Previous research has found a number of topics and concepts associated with the Afrikaner, with Senekal (2022) identifying humour, heritage, culture, land, language, apartheid and Christianity, Finlayson (2019) identifying heritage, Christianity, language and conservatism, Boshoff (2012) identifying religion, language, heritage, and culture, and Vestergaard (2001) highlighting religion, patriarchal authority, traditions, conservatism, and whiteness (for more on the latter, see Senekal 2019). Because the topics that ChatGPT presents when talking about the Afrikaner would shed light on how this model processed online information, responses were grouped by topic through topic modelling. Using the method for topic modelling developed by Benabdelkrim et al. (2020), the text was first pre-processed by removing all punctuation, converting text to lowercase, lemmatizing words, and removing stop words. Benabdelkrim et al. (2020) then indicate an edge between words that occur in the same text, creating a word co-occurrence network. Blondel et al.’s (2008) modularity algorithm (also known as the Louvain method) is then applied to the word co-occurrence network, which identifies communities of words that co-occur often. The result is that the community-based modularity algorithm identifies topics in texts, and these topics are represented with a list of key terms. The level at which the word co-occurrence network is analysed can also be adjusted, resulting in more or fewer topics identified. For the current study, ten topics were preferred, since ten topics provide sufficient detail without creating so many topics that it makes the analysis more cumbersome. Benabdelkrim et al. (2020) also assigns three topics to each text, with a numerical score to indicate the strength with which each topic was assigned to the text.

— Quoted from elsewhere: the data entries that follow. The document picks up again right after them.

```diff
@@ -274,7 +274,7 @@
                 PROF_NAME(i, conv_kernel_name(pl.wtile[i], true));
             }
             HIP_TRY(ctx, launch_wino_output(buf(B_WINO_M), B, pl.eh[i], pl.ew[i], e.cout, dw + ctx->enc_b[i], 1, buf(e.out),
-                                            out_buf(e).cs, 0, stream));
+                                            out_buf(e).cs, 0, stream, &pl.wml[i]));
             continue;
         }
         p.in = e.in < 0 ? feats : buf(e.in);
diff --git a/coupe/optical_flow_based_deep_video_stabilization_amd/csrc/flownet_plan.cpp b/coupe/optical_flow_based_deep_video_stabilization_amd/csrc/flownet_plan.cpp
--- a/coupe/optical_flow_based_deep_video_stabilization_amd/csrc/flownet_plan.cpp
+++ b/coupe/optical_flow_based_deep_video_stabilization_amd/csrc/flownet_plan.cpp
@@ -203,8 +203,12 @@
             const long long t128 = 16LL * ((pl.wcp[i].Mmax + 127) / 128) * (e.cout / 128);
             pl.wtile[i] = t128 >= 1024 ? TILE_128x128 : TILE_128x64;
         }
+        pl.wstream[i] = wino_gemm_stream_positions(B, TH * TW, e.cin, e.cout);
+        pl.wml[i] = WinoMLayout{0, 0, 0, 0, 0, 0};
+        if (!(flags & VSTAB_PLAN_ROWMAJOR_M) && pl.wstream[i] == 0) pl.wml[i] = wino_m_layout(pl.wtile[i], pl.wcp[i].Mmax, pl.wcp[i].Npad);
+        pl.wcp[i].m_frag = pl.wml[i].frag;
         wino_v = std::max(wino_v, (size_t)B * 16 * TH * TW * e.cin);
-        wino_m = std::max(wino_m, (size_t)B * 16 * TH * TW * e.cout);
+        wino_m = std::max(wino_m, pl.wml[i].frag ? (size_t)wino_m_floats(pl.wml[i], 16) : (size_t)B * 16 * TH * TW * e.cout);
         pl.wino[i] = true;
     }
     for (int l = 0; l < 4; ++l) {
@@ -308,7 +312,7 @@
 extern "C" int vstab_set_plan_flags(vstab_ctx *ctx, unsigned flags)
 {
     if (!ctx) return fail(nullptr, VSTAB_E_STATE, "set_plan_flags: ctx is NULL");
-    if (flags & ~(unsigned)(VSTAB_PLAN_NO_SKINNY | VSTAB_PLAN_NO_DUAL | VSTAB_PLAN_NO_TAIL | VSTAB_PLAN_NO_WDEC | VSTAB_PLAN_FORCE_WDEC)) return fail(ctx, VSTAB_E_SHAPE, "set_plan_flags: unknown flag bits 0x%x", flags);
+    if (flags & ~(unsigned)(VSTAB_PLAN_NO_SKINNY | VSTAB_PLAN_NO_DUAL | VSTAB_PLAN_NO_TAIL | VSTAB_PLAN_NO_WDEC | VSTAB_PLAN_FORCE_WDEC | VSTAB_PLAN_ROWMAJOR_M)) return fail(ctx, VSTAB_E_SHAPE, "set_plan_flags: unknown flag bits 0x%x", flags);
     ctx->plan_flags = flags;
     return VSTAB_OK;
 }
@@ -381,6 +385,42 @@
     if (cap < need) return fail(nullptr, VSTAB_E_NOMEM, "layer_plan: need %d ints", need);
     return put_desc(p, (int)pl.tile[layer], (int)pl.vec4[layer], NET[layer],
                     (layer < 10 && pl.wino[layer]) || (layer >= 10 && layer < 14 && pl.wdec[layer - 10]), out);
+}
+
+extern "C" int vstab_host_wino_m_plan(int plan_batch, unsigned flags, int B, int H, int W, int Cin, int layer, int32_t *out10)
+{
+    std::unique_ptr<Plan> pl(new (std::nothrow) Plan);
+    PlanPin pin; pin.batch = plan_batch; pin.flags = flags;
+    if (!pl || !out10 || layer < 0 || layer > 9 || plan_batch < 0 || !make_plan(B, H, W, Cin, *pl, &pin))
+        return fail(nullptr, VSTAB_E_SHAPE, "wino_m_plan: bad arguments");
+    for (int i = 0; i < 10; ++i) out10[i] = 0;
+    if (!pl->wino[layer]) return VSTAB_OK;
+    const WinoMLayout &L = pl->wml[layer];
+    const int v[10] = {1, pl->wstream[layer], L.frag, L.lmb, L.lnb, L.lwn, L.RT, L.CT, pl->wcp[layer].Mmax, pl->wcp[layer].Npad};
+    for (int i = 0; i < 10; ++i) out10[i] = v[i];
+    return VSTAB_OK;
+}
+
+static bool wino_m_args(int lmb, int lnb, int lwn, int RT, int CT, WinoMLayout &L)
+{
+    L = WinoMLayout{1, lmb, lnb, lwn, RT, CT};
+    return lmb >= 0 && lmb <= 1 && lnb >= 0 && lnb <= 1 && lwn >= 0 && lwn <= 2 && RT >= 1 && CT >= 1;
+}
+extern "C" long long vstab_host_wino_m_offset(int lmb, int lnb, int lwn, int RT, int CT, int q, int m, int c)
+{
+    WinoMLayout L;
+    if (!wino_m_args(lmb, lnb, lwn, RT, CT, L) || q < 0 || m < 0 || c < 0 || (m >> wino_m_lbm(L)) >= RT || (c >> wino_m_lbn(L)) >= CT)
+        return fail(nullptr, VSTAB_E_SHAPE, "wino_m_offset: bad arguments");
+    return wino_m_offset(L, q, m, c);
+}
+extern "C" int vstab_host_wino_m_index(int lmb, int lnb, int lwn, int RT, int CT, long long off, int32_t *qmc)
+{
+    WinoMLayout L;
+    if (!qmc || !wino_m_args(lmb, lnb, lwn, RT, CT, L) || off < 0) return fail(nullptr, VSTAB_E_SHAPE, "wino_m_index: bad arguments");
+    int q, m, c;
+    wino_m_index(L, off, q, m, c);
+    qmc[0] = q; qmc[1] = m; qmc[2] = c;
+    return VSTAB_OK;
 }
 
 extern "C" int vstab_host_wdec_plan(int B, int H, int W, int Cin, int l, int32_t *out, int cap)
diff --git a/coupe/optical_flow_based_deep_video_stabilization_amd/csrc/flownet_plan.h b/coupe/optical_flow_based_deep_video_stabilization_amd/csrc/flownet_plan.h
--- a/coupe/optical_flow_based_deep_video_stabilization_amd/csrc/flownet_plan.h
+++ b/coupe/optical_flow_based_deep_video_stabilization_amd/csrc/flownet_plan.h
@@ -1,6 +1,7 @@
 #pragma once
 #include "api_internal.h"
 #include "conv_desc.h"
+#include "wino_m_layout.h"
 
 enum Buf { B_CONV1, B_CONCAT2, B_CONV3, B_CONCAT3, B_CONV4, B_CONCAT4, B_CONV5, B_CONCAT5, B_CONV6, B_CONV6_1, B_T,
            B_T6, B_T5, B_T4, B_T3, B_TICKETS, B_PARTIAL, B_WINO_V, B_WINO_M, N_BUF };
@@ -64,6 +65,8 @@
     bool wino[10];
     vstab::ConvParams wcp[10];
     vstab::ConvTile wtile[10];
+    int wstream[10];
+    vstab::WinoMLayout wml[10];
     bool wdec[4];
     vstab::ConvParams wdcp[4];
     vstab::ConvTile wdtile[4];
diff --git a/coupe/optical_flow_based_deep_video_stabilization_amd/csrc/vstab_internal.h b/coupe/optical_flow_based_deep_video_stabilization_amd/csrc/vstab_internal.h
--- a/coupe/optical_flow_based_deep_video_stabilization_amd/csrc/vstab_internal.h
+++ b/coupe/optical_flow_based_deep_video_stabilization_amd/csrc/vstab_internal.h
@@ -61,6 +61,7 @@
     int no_remap;
     int stamp_slot;
     int out_vec4;
+    int m_frag;
     ConvPhase ph[16];
 };
 
@@ -179,8 +180,9 @@
 hipError_t launch_wino_input(const float *x, int B, int H, int W, int Cs, int c_off, int C, float *V, hipStream_t stream,
                              bool pos_major = false);
 hipError_t launch_wino_weights(const float *W, int cin, int cout, int transpose, float *Wt, hipStream_t stream);
+struct WinoMLayout;
 hipError_t launch_wino_output(const float *M, int B, int Ho, int Wo, int C, const float *bias, int act, float *out, int Cs_out, int c_off,
-                              hipStream_t stream);
+                              hipStream_t stream, const WinoMLayout *frag = nullptr);
 
 struct WdecGeom {
     int NTy, NTx;
diff --git a/coupe/optical_flow_based_deep_video_stabilization_amd/csrc/wino_m_layout.h b/coupe/optical_flow_based_deep_video_stabilization_amd/csrc/wino_m_layout.h
--- /dev/null
+++ b/coupe/optical_flow_based_deep_video_stabilization_amd/csrc/wino_m_layout.h
@@ -0,0 +1,67 @@
+#pragma once
+#include "vstab_internal.h"
+
+namespace vstab {
+
+struct WinoMLayout {
+    int frag;
+    int lmb, lnb, lwn;
+    int RT, CT;
+};
+VSTAB_HD inline int wino_m_lbm(const WinoMLayout &L) { return 5 + L.lmb + (2 - L.lwn); }
+VSTAB_HD inline int wino_m_lbn(const WinoMLayout &L) { return 5 + L.lnb + L.lwn; }
+
+VSTAB_HD inline int wino_m_in_tile(int lmb, int lnb, int lwn, int r, int c)
+{
+    const int wm = r >> (5 + lmb), mb = (r >> 5) & ((1 << lmb) - 1);
+    const int wn = c >> (5 + lnb), nb = (c >> 5) & ((1 << lnb) - 1);
+    const int wave = (wm << lwn) | wn;
+    const int piece = (((((wave << lmb) | mb) << lnb) | nb) << 2) | ((r >> 3) & 3);
+    const int lane = (((r >> 2) & 1) << 5) | (c & 31);
+    return (piece << 8) | (lane << 2) | (r & 3);
+}
+VSTAB_HD inline long long wino_m_tile_base(const WinoMLayout &L, int q, int rt, int ct)
+{
+    return (((long long)q * L.RT + rt) * L.CT + ct) << (wino_m_lbm(L) + wino_m_lbn(L));
+}
+VSTAB_HD inline long long wino_m_offset(const WinoMLayout &L, int q, int m, int c)
+{
+    const int lbm = wino_m_lbm(L), lbn = wino_m_lbn(L);
+    return wino_m_tile_base(L, q, m >> lbm, c >> lbn) + wino_m_in_tile(L.lmb, L.lnb, L.lwn, m & ((1 << lbm) - 1), c & ((1 << lbn) - 1));
+}
+VSTAB_HD inline void wino_m_index(const WinoMLayout &L, long long off, int &q, int &m, int &c)
+{
+    const int lbm = wino_m_lbm(L), lbn = wino_m_lbn(L);
+    long long t = off >> (lbm + lbn);
+    const int in = (int)(off & ((1ll << (lbm + lbn)) - 1));
+    const int ct = (int)(t % L.CT); t /= L.CT;
+    const int rt = (int)(t % L.RT); q = (int)(t / L.RT);
+    const int e = in & 3, lane = (in >> 2) & 63;
+    int piece = in >> 8;
+    const int g = piece & 3; piece >>= 2;
+    const int nb = piece & ((1 << L.lnb) - 1); piece >>= L.lnb;
+    const int mb = piece & ((1 << L.lmb) - 1); piece >>= L.lmb;
+    const int wn = piece & ((1 << L.lwn) - 1), wm = piece >> L.lwn;
+    m = (rt << lbm) + (((wm << L.lmb) | mb) << 5) + 8 * g + 4 * (lane >> 5) + e;
+    c = (ct << lbn) + (((wn << L.lnb) | nb) << 5) + (lane & 31);
+}
+inline long long wino_m_floats(const WinoMLayout &L, int P) { return wino_m_tile_base(L, P, 0, 0); }
+
+inline WinoMLayout wino_m_layout(ConvTile tile, int Mmax, int Npad)
+{
+    WinoMLayout L{0, 0, 0, 0, 0, 0};
+    switch (tile) {
+    case TILE_128x128: L.lmb = 1; L.lnb = 1; L.lwn = 1; break;
+    case TILE_128x64: L.lmb = 1; L.lnb = 0; L.lwn = 1; break;
+    case TILE_64x128: L.lmb = 1; L.lnb = 0; L.lwn = 2; break;
+    default: return L;
+    }
+    const int BM = 1 << wino_m_lbm(L), BN = 1 << wino_m_lbn(L);
+    if (Mmax < 1 || Npad < BN || Npad % BN) return L;
+    L.frag = 1;
+    L.RT = (Mmax + BM - 1) / BM;
+    L.CT = Npad / BN;
+    return L;
+}
+
+}
diff --git a/coupe/optical_flow_based_deep_video_stabilization_amd/csrc/winograd_ops.hip b/coupe/optical_flow_based_deep_video_stabilization_amd/csrc/winograd_ops.hip
--- a/coupe/optical_flow_based_deep_video_stabilization_amd/csrc/winograd_ops.hip
+++ b/coupe/optical_flow_based_deep_video_stabilization_amd/csrc/winograd_ops.hip
@@ -1,6 +1,7 @@
 #include <hip/hip_runtime.h>
 
 #include "vstab_internal.h"
+#include "wino_m_layout.h"
 
 namespace vstab {
 
@@ -101,6 +102,57 @@
     }
 }
 
+__global__ __launch_bounds__(256) void wino_output_frag_kernel(const float *__restrict__ M, const WinoMLayout L, int rows, int T, int TW, int C,
+                                                               const float *__restrict__ bias, int act, float *__restrict__ out, int Ho, int Wo,
+                                                               int Cs_out, int c_off)
+{
+    const int lane = threadIdx.x & 63, g = threadIdx.x >> 6;
+    const int cblocks = C >> 5;
+    const int rb = (int)(blockIdx.x / (unsigned)cblocks), cb = (int)(blockIdx.x - (unsigned)rb * (unsigned)cblocks);
+    const int r0 = rb * 32 + 8 * g + 4 * (lane >> 5), c = cb * 32 + (lane & 31);
+    if (r0 >= rows) return;
+    const float *mb = M + wino_m_offset(L, 0, r0, c);
+    const long long xs = wino_m_tile_base(L, 1, 0, 0);
+    f32x4 m[4][4];
+#pragma unroll
+    for (int i = 0; i < 4; ++i)
+#pragma unroll
+        for (int j = 0; j < 4; ++j) m[i][j] = *reinterpret_cast<const f32x4 *>(mb + (i * 4 + j) * xs);
+    f32x4 s[2][4];
+#pragma unroll
+    for (int j = 0; j < 4; ++j) {
+        s[0][j] = (m[0][j] + m[1][j]) + m[2][j];
+        s[1][j] = (m[1][j] - m[2][j]) - m[3][j];
+    }
+    const float bv = bias[c];
+    const float slope = act == 1 ? 0.1f : 0.0f;
+    f32x4 y[2][2];
+#pragma unroll
+    for (int a = 0; a < 2; ++a) {
+        y[a][0] = ((s[a][0] + s[a][1]) + s[a][2]) + bv;
+        y[a][1] = ((s[a][1] - s[a][2]) - s[a][3]) + bv;
+        if (act) {
+#pragma unroll
+            for (int e = 0; e < 4; ++e) { y[a][0][e] = fmaxf(y[a][0][e], slope * y[a][0][e]); y[a][1][e] = fmaxf(y[a][1][e], slope * y[a][1][e]); }
+        }
+    }
+#pragma unroll
+    for (int e = 0; e < 4; ++e) {
+        const int row = r0 + e;
+        if (row >= rows) break;
+        const int n = row / T, tile = row - n * T;
+        const int ty = tile / TW, tx = tile - ty * TW;
+#pragma unroll
+        for (int a = 0; a < 2; ++a) {
+            const int oy = 2 * ty + a;
+            if (oy >= Ho) continue;
+            float *ob = out + (((long long)n * Ho + oy) * Wo + 2 * tx) * Cs_out + c_off + c;
+            ob[0] = y[a][0][e];
+            if (2 * tx + 1 < Wo) ob[Cs_out] = y[a][1][e];
+        }
+    }
+}
+
 __global__ __launch_bounds__(256) void wino_weight_kernel(const float *__restrict__ W, int cin, int cout, int transpose, float *__restrict__ Wt)
 {
     const int K = transpose ? cout : cin, N = transpose ? cin : cout;
@@ -298,10 +350,21 @@
 }
 
 hipError_t launch_wino_output(const float *M, int B, int Ho, int Wo, int C, const float *bias, int act, float *out, int Cs_out, int c_off,
-                              hipStream_t stream)
+                              hipStream_t stream, const WinoMLayout *frag)
 {
     if ((C & 3) || (Cs_out & 3) || (c_off & 3)) return hipErrorInvalidValue;
     const int TH = (Ho + 1) / 2, TW = (Wo + 1) / 2;
+    if (frag && frag->frag) {
+        const long long rows = (long long)B * TH * TW;
+        if ((C & 31) || B < 1 || act == 3 || rows > ((long long)frag->RT << wino_m_lbm(*frag)) || C != (frag->CT << wino_m_lbn(*frag)) ||
+            rows >= 0x7fffffffLL || ((uintptr_t)M & 15))
+            return hipErrorInvalidValue;
+        const long long blocks = ((rows + 31) / 32) * (C / 32);
+        if (blocks >= 0x7fffffffLL) return hipErrorInvalidValue;
+        wino_output_frag_kernel<<<dim3((unsigned)blocks), dim3(256), 0, stream>>>(M, *frag, (int)rows, TH * TW, TW, C, bias, act, out, Ho, Wo, Cs_out,
+                                                                                 c_off);
+        return hipGetLastError();
+    }
     const long long per = (long long)TH * TW * (C / 4);
     wino_output_kernel<<<dim3((unsigned)((per + 255) / 256), (unsigned)B), dim3(256), 0, stream>>>(M, TH, TW, C / 4, bias, act, out, Ho, Wo,
                                                                                               Cs_out, c_off);
diff --git a/include/vstab.h b/include/vstab.h
--- a/include/vstab.h
+++ b/include/vstab.h
@@ -240,6 +240,7 @@
 #define VSTAB_PLAN_NO_TAIL 4u
 #define VSTAB_PLAN_NO_WDEC 8u
 #define VSTAB_PLAN_FORCE_WDEC 16u
+#define VSTAB_PLAN_ROWMAJOR_M 32u
 VSTAB_API int vstab_set_plan_flags(vstab_ctx *ctx, unsigned flags);
 
 VSTAB_API int vstab_profile_enable(vstab_ctx *ctx, int enable);
@@ -261,6 +262,9 @@
 
 VSTAB_API int vstab_host_layer_plan(int B, int H, int W, int Cin, int layer, int32_t *out, int cap);
 VSTAB_API int vstab_host_layer_plan_pinned(int plan_batch, unsigned flags, int B, int H, int W, int Cin, int layer, int32_t *out, int cap);
+VSTAB_API int vstab_host_wino_m_plan(int plan_batch, unsigned flags, int B, int H, int W, int Cin, int layer, int32_t *out10);
+VSTAB_API long long vstab_host_wino_m_offset(int lmb, int lnb, int lwn, int RT, int CT, int q, int m, int c);
+VSTAB_API int vstab_host_wino_m_index(int lmb, int lnb, int lwn, int RT, int CT, long long off, int32_t *qmc);
 
 VSTAB_API long long vstab_host_pack_layer(int Cin, int layer, const float *W, const double *scale,
                                           float *wpk, long long cap);
```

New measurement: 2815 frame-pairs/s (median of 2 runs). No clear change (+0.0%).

After topics were discerned, key topics were identified using PageRank (Brin and Page 1998). For this part of the analysis, a network of topics and responses was constructed, with a weighted edge indicated between a response and a topic assigned to the response using Benabdelkrim et al.’s (2020) method, and the weight being the numerical score produced in the previous step. The network was then visualised using Gephi (Bastian, Heymann and Jacomy 2009), a network analysis software platform. The objective was to identify which of the topics identified using Benabdelkrim et al.’s (2020) method were central to the responses provided by ChatGPT.

Previous research has found that the Afrikaner is often represented in a negative light on Twitter (Brokensha, Kotzé and Senekal 2019). For this reason, sentiment analysis was also applied to ChatGPT’s responses in order to investigate whether this LLM presents the Afrikaner in a positive or negative light. The sentiment analysis method developed by Levallois (2013) was used here, which has been shown to be one of the most accurate sentiment analysis methods (Ribeiro et al. 2016). This method, however, only classifies text as positive, neutral or negative, without indicating values on a scale. All ChatGPT responses were therefore classified as positive (+1), neutral (0) or negative (-1). Since ChatGPT is known to take a neutral stance (Borji 2023), and was even found to express more neutral sentiments than humans (Guo et al. 2023), it was expected that its depiction of the Afrikaner would be predominantly neutral. However, ChatGPT also tends to be slightly negative (Guo et al. 2023), and hence it was also expected that it would be slightly negative towards the Afrikaner.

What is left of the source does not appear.